Dashti County () is in Bushehr province, Iran. The capital of the county is the city of Khormoj. At the 2006 census, the county's population was 71,285 in 15,465 households. The following census in 2011 counted 77,530 people in 19,697 households. At the 2016 census, the county's population was 86,319 in 24,474 households. The people are Muslim and speak various forms of Persian languages, including Farsi and the local Dashti.

Dashti County is bounded by the Persian Gulf to the west, Tangestan County to the north and west, Dashtestan County to the northeast, Dayyer County and Kangan County and to the south, Jam County to the southeast, and Firuzabad County to the east.

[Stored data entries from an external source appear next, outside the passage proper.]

## Park GELU derivative in registers and move LN-grad accumulators to LDS

Result: no change. 7714 event-tensors/s (median of 6 runs) (+0.7%).

```diff
diff --git a/profiles/microbench_gelu_dual.py b/profiles/microbench_gelu_dual.py
--- /dev/null
+++ b/profiles/microbench_gelu_dual.py
@@ -0,0 +1,43 @@
+import os, sys, torch
+sys.path.insert(0, os.path.dirname(os.path.dirname(os.path.abspath(__file__))))
+from rvt_amd import ops, tuning
+
+dev, dt = torch.device('cuda', 0), torch.bfloat16
+
+
+def timeit(fn, n=15):
+    for _ in range(3):
+        fn()
+    torch.cuda.synchronize()
+    ts = []
+    for _ in range(n):
+        e0, e1 = torch.cuda.Event(enable_timing=True), torch.cuda.Event(enable_timing=True)
+        e0.record(); fn(); e1.record(); torch.cuda.synchronize()
+        ts.append(e0.elapsed_time(e1))
+    ts.sort()
+    return ts[n // 2], ts[0], ts[-1]
+
+
+def rnd(*shape, scale=1.0):
+    return (torch.randn(*shape, device=dev) * scale).to(dt)
+
+
+lib = os.environ.get('RVT_HIP_LIB', 'tree')
+for M, N, K in [(120960, 2048, 512), (483840, 1024, 256)]:
+    x, w, b = rnd(M, K), rnd(N, K, scale=0.05), torch.randn(N, device=dev)
+    if K == 512:
+        t = timeit(lambda: ops.linear_gelu_fwd(x, w, b, want_grad=True))
+        print(f'[{lib}] ({M},{N},{K}) gelu dual, 256-wide engine: median {t[0]:.4f} min {t[1]:.4f} max {t[2]:.4f} ms', flush=True)
+        t = timeit(lambda: ops.linear_gelu_fwd(x, w, b, want_grad=False))
+        print(f'[{lib}] ({M},{N},{K}) gelu only (gp = NULL), 256-wide engine: median {t[0]:.4f} min {t[1]:.4f} max {t[2]:.4f} ms', flush=True)
+        mul, y = rnd(M, N), torch.empty(M, N, device=dev, dtype=dt)
+        t = timeit(lambda: ops.linear_dgrad(x, w, mul=mul, out=y))
+        print(f'[{lib}] ({M},{N},{K}) PP_MUL: median {t[0]:.4f} min {t[1]:.4f} max {t[2]:.4f} ms', flush=True)
+        del mul, y
+    else:
+        t = timeit(lambda: ops.linear_gelu_fwd(x, w, b, want_grad=True))
+        print(f'[{lib}] ({M},{N},{K}) gelu dual, lin_gelu_ws_kernel (route in use): median {t[0]:.4f} min {t[1]:.4f} max {t[2]:.4f} ms', flush=True)
+        with tuning.override(ln_linear=0, ppgemm_all=1):
+            t = timeit(lambda: ops.linear_gelu_fwd(x, w, b, want_grad=True))
+        print(f'[{lib}] ({M},{N},{K}) gelu dual, 256-wide engine (ln_linear=0, ppgemm_all=1): median {t[0]:.4f} min {t[1]:.4f} max {t[2]:.4f} ms', flush=True)
+    del x, w, b
diff --git a/rvt_amd/csrc/attn_block.hpp b/rvt_amd/csrc/attn_block.hpp
--- a/rvt_amd/csrc/attn_block.hpp
+++ b/rvt_amd/csrc/attn_block.hpp
@@ -464,12 +464,15 @@
     }
     if (LN || PRE) {
         float* const red = reinterpret_cast<float*>(smem + S::OFF_S + WPB * (SC::BYTES + DLN));
+        int t = tid;
+        opaque_vgpr(t);
+        const int slot = (t >> 6) * 2 * C + (t & 31);
 #pragma unroll
         for (int cb = 0; cb < NCB; cb++) {
             const float a = aw[cb] + __shfl_xor(aw[cb], 32), b = ab[cb] + __shfl_xor(ab[cb], 32);
             if (half == 0) {
-                red[wave * 2 * C + 32 * cb + li] = a;
-                red[wave * 2 * C + C + 32 * cb + li] = b;
+                red[slot + 32 * cb] = a;
+                red[slot + C + 32 * cb] = b;
             }
         }
         __syncthreads();
diff --git a/rvt_amd/csrc/mlp_chain.hpp b/rvt_amd/csrc/mlp_chain.hpp
--- a/rvt_amd/csrc/mlp_chain.hpp
+++ b/rvt_amd/csrc/mlp_chain.hpp
@@ -449,8 +449,11 @@
         }
     db1 += __shfl_xor(db1, 32);
     if (half == 0) {
-        p_db1[32 * wave + li] = db1;
-        p_db1[HID + 32 * wave + li] = 0.f;
+        int t = tid;
+        opaque_vgpr(t);
+        const int j = 32 * (t >> 6) + (t & 31);
+        p_db1[j] = db1;
+        p_db1[HID + j] = 0.f;
     }
     float* const red = reinterpret_cast<float*>(smem);
     __syncthreads();
diff --git a/rvt_amd/csrc/mlp_stream.hpp b/rvt_amd/csrc/mlp_stream.hpp
--- a/rvt_amd/csrc/mlp_stream.hpp
+++ b/rvt_amd/csrc/mlp_stream.hpp
@@ -257,7 +257,8 @@
     constexpr int STAGE = 2 * G::W1C;
     constexpr int DT = G::KT * 32 * 128;
     constexpr int OFF_DT = 2 * STAGE, OFF_K = OFF_DT + WPB * DT, OFF_LUT = OFF_K + G::NCONST * 4, OFF_PF = OFF_LUT + GeluTab<T>::BYTES;
-    __shared__ __attribute__((aligned(16))) char smem[OFF_PF + 1024];
+    constexpr int OFF_LNG = OFF_PF + 1024, LNG = 2 * NCB * 64 * 4;
+    __shared__ __attribute__((aligned(16))) char smem[OFF_LNG + WPB * LNG];
     float* const kst = reinterpret_cast<float*>(smem + OFF_K);
     float* const lut = reinterpret_cast<float*>(smem + OFF_LUT);
     const int tid = threadIdx.x, lane_ = tid & 63;
@@ -281,17 +282,18 @@
         }
     };
 
-    float aw[NCB], ab[NCB];
-#pragma unroll
-    for (int cb = 0; cb < NCB; cb++) { aw[cb] = 0.f; ab[cb] = 0.f; }
+    float* const lng = reinterpret_cast<float*>(smem + OFF_LNG + wave * LNG);
+#pragma unroll
+    for (int k = 0; k < 2 * NCB; k++) lng[k * 64 + lane_] = 0.f;
 
     const int n_tiles = (M + 31) / 32;
     const int n_wg = (n_tiles + WPB - 1) / WPB;
     char* const pf_dummy = smem + OFF_PF;
     issue(0, 0);
     frag_t<T> orow[KS];
-    int prow = 0;
+    int ptwg = 0;
     bool pvalid = false;
+    auto prow_of = [&](int lane) __attribute__((always_inline)) { return (ptwg * WPB + wave) * 32 + (lane & 31); };
     for (int twg = blockIdx.x; twg < n_wg; twg += gridDim.x) {
         int lane = lane_;
         opaque_vgpr(lane);
@@ -363,6 +365,7 @@
         };
         boundary(0, 1);
         if (pvalid) {
+            const int prow = prow_of(lane);
 #pragma unroll
             for (int ks = 0; ks < KS; ks++) frag_store<T>(dxmid + (size_t)prow * C + (2 * ks + half) * 8, orow[ks]);
         }
@@ -423,8 +426,11 @@
                 mma32(tw, frag_from_float<T>(pw), idf[m]);
                 mma32(tb, frag_from_float<T>(d), idf[m]);
             }
-#pragma unroll
-            for (int r = 0; r < 16; r++) { aw[cb] += tw[r]; ab[cb] += tb[r]; }
+            float aw = lng[cb * 64 + lane], ab = lng[(NCB + cb) * 64 + lane];
+#pragma unroll
+            for (int r = 0; r < 16; r++) { aw += tw[r]; ab += tb[r]; }
+            lng[cb * 64 + lane] = aw;
+            lng[(NCB + cb) * 64 + lane] = ab;
         }
         gsum += __shfl_xor(gsum, 32);
         gxsum += __shfl_xor(gxsum, 32);
@@ -450,20 +456,24 @@
                 orow[ks] = frag_from_float<T>(o);
             }
         }
-        prow = row;
+        ptwg = twg;
         pvalid = valid;
     }
     const int li = lane_ & 31, half = lane_ >> 5;
     if (pvalid) {
+        const int prow = prow_of(lane_);
 #pragma unroll
         for (int ks = 0; ks < KS; ks++) frag_store<T>(dxmid + (size_t)prow * C + (2 * ks + half) * 8, orow[ks]);
     }
     pp_wait_vm<0>();
     __syncthreads();
     float* const red = reinterpret_cast<float*>(smem);
+    int lane = lane_;
+    opaque_vgpr(lane);
 #pragma unroll
     for (int cb = 0; cb < NCB; cb++) {
-        const float a = aw[cb] + __shfl_xor(aw[cb], 32), b = ab[cb] + __shfl_xor(ab[cb], 32);
+        const float aw = lng[cb * 64 + lane], ab = lng[(NCB + cb) * 64 + lane];
+        const float a = aw + __shfl_xor(aw, 32), b = ab + __shfl_xor(ab, 32);
         if (half == 0) {
             red[wave * 2 * C + 32 * cb + li] = a;
             red[wave * 2 * C + C + 32 * cb + li] = b;
diff --git a/rvt_amd/csrc/ppgemm.hpp b/rvt_amd/csrc/ppgemm.hpp
--- a/rvt_amd/csrc/ppgemm.hpp
+++ b/rvt_amd/csrc/ppgemm.hpp
@@ -226,7 +226,8 @@
         const int row0 = wr * 128 + i * 32;
         const int colb = od.n0 + wc * 64;
         typedef __attribute__((ext_vector_type(4))) __bf16 bf16x4;
-        auto convert = [&](int j, bool second) __attribute__((always_inline)) {
+        bf16x4 gpk[2][4];
+        auto convert = [&](int j) __attribute__((always_inline)) {
             float v[16];
 #pragma unroll
             for (int g = 0; g < 4; g++) {
@@ -248,7 +249,12 @@
                     for (int e = 0; e < 8; e++) x8[e] = v[8 * h8 + e];
                     gelu_both_8(x8, g8, p8);
 #pragma unroll
-                    for (int e = 0; e < 8; e++) v[8 * h8 + e] = second ? p8[e] : g8[e];
+                    for (int e = 0; e < 8; e++) v[8 * h8 + e] = g8[e];
+#pragma unroll
+                    for (int e = 0; e < 8; e++) gpk[j][2 * h8 + (e >> 2)][e & 3] = (bf16)p8[e];
+#ifndef RVT_EMU
+                    asm volatile("" : "+v"(gpk[j][2 * h8]), "+v"(gpk[j][2 * h8 + 1]));
+#endif
                 }
             }
 #pragma unroll
@@ -258,6 +264,11 @@
                 for (int w = 0; w < 4; w++) t[w] = (bf16)v[4 * g + w];
                 *reinterpret_cast<bf16x4*>(scr + l31 * G::SCR_LD + (32 * j + 8 * g + 4 * hi) * 2) = t;
             }
+        };
+        auto unpark = [&](int j) __attribute__((always_inline)) {
+#pragma unroll
+            for (int g = 0; g < 4; g++)
+                *reinterpret_cast<bf16x4*>(scr + l31 * G::SCR_LD + (32 * j + 8 * g + 4 * hi) * 2) = gpk[j][g];
         };
         auto store_rows = [&](const pp_rsrc& dst, bool apply_side) __attribute__((always_inline)) {
 #pragma unroll
@@ -278,14 +289,14 @@
                 pp_store16(dst, voff, t);
             }
         };
-        convert(0, false);
-        convert(1, false);
+        convert(0);
+        convert(1);
         pp_wave_sync();
         store_rows(od.out, true);
         if (EP == PP_GELU_DUAL) {
             pp_wave_sync();
-            convert(0, true);
-            convert(1, true);
+            unpark(0);
+            unpark(1);
             pp_wave_sync();
             store_rows(od.out2, false);
         }
```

Dashti County has a 25 km coastline along the Persian Gulf, with a climate that is mostly arid or semiarid. The highest point in the county is Mount Beyrami at 1,950 m. Petroleum, natural gas, lime, and stone from quarries are extracted in the county. Wheat, tomatoes, corn, and other grains are grown.  There is a local honey industry.

Administrative divisions

The population history and structural changes of Dashti County's administrative divisions over three consecutive censuses are shown in the following table. The latest census shows three districts, seven rural districts, and four cities.

Tourist attractions
Khormooj fortress
Dokhtar fortress, located in Lavar-e saheli village
Darab khan fortress, located in Shonbeh village
Bahman dan fortress, located in Kaki city
Mond temple
Shirine building
Mond River
Mount Beyremi
Mir Aram tomb
Seyyed Mohammad Amin tomb, located in Kaki city
Pir hashem tomb, located in Jabri village
Shahzade Mohammad tomb, located in Sheikhyan village
Dike Dojhtar, located in the Kaki city
Baghan village
Laver-e sharqi village

2013 Dashti County earthquake

A strong earthquake measuring 6.1 on the Richter scale struck the town of Shonbeh and villages of Shonbeh and Tasuj District in Dashti County on 9 April 2013, killing at least thirty-seven people.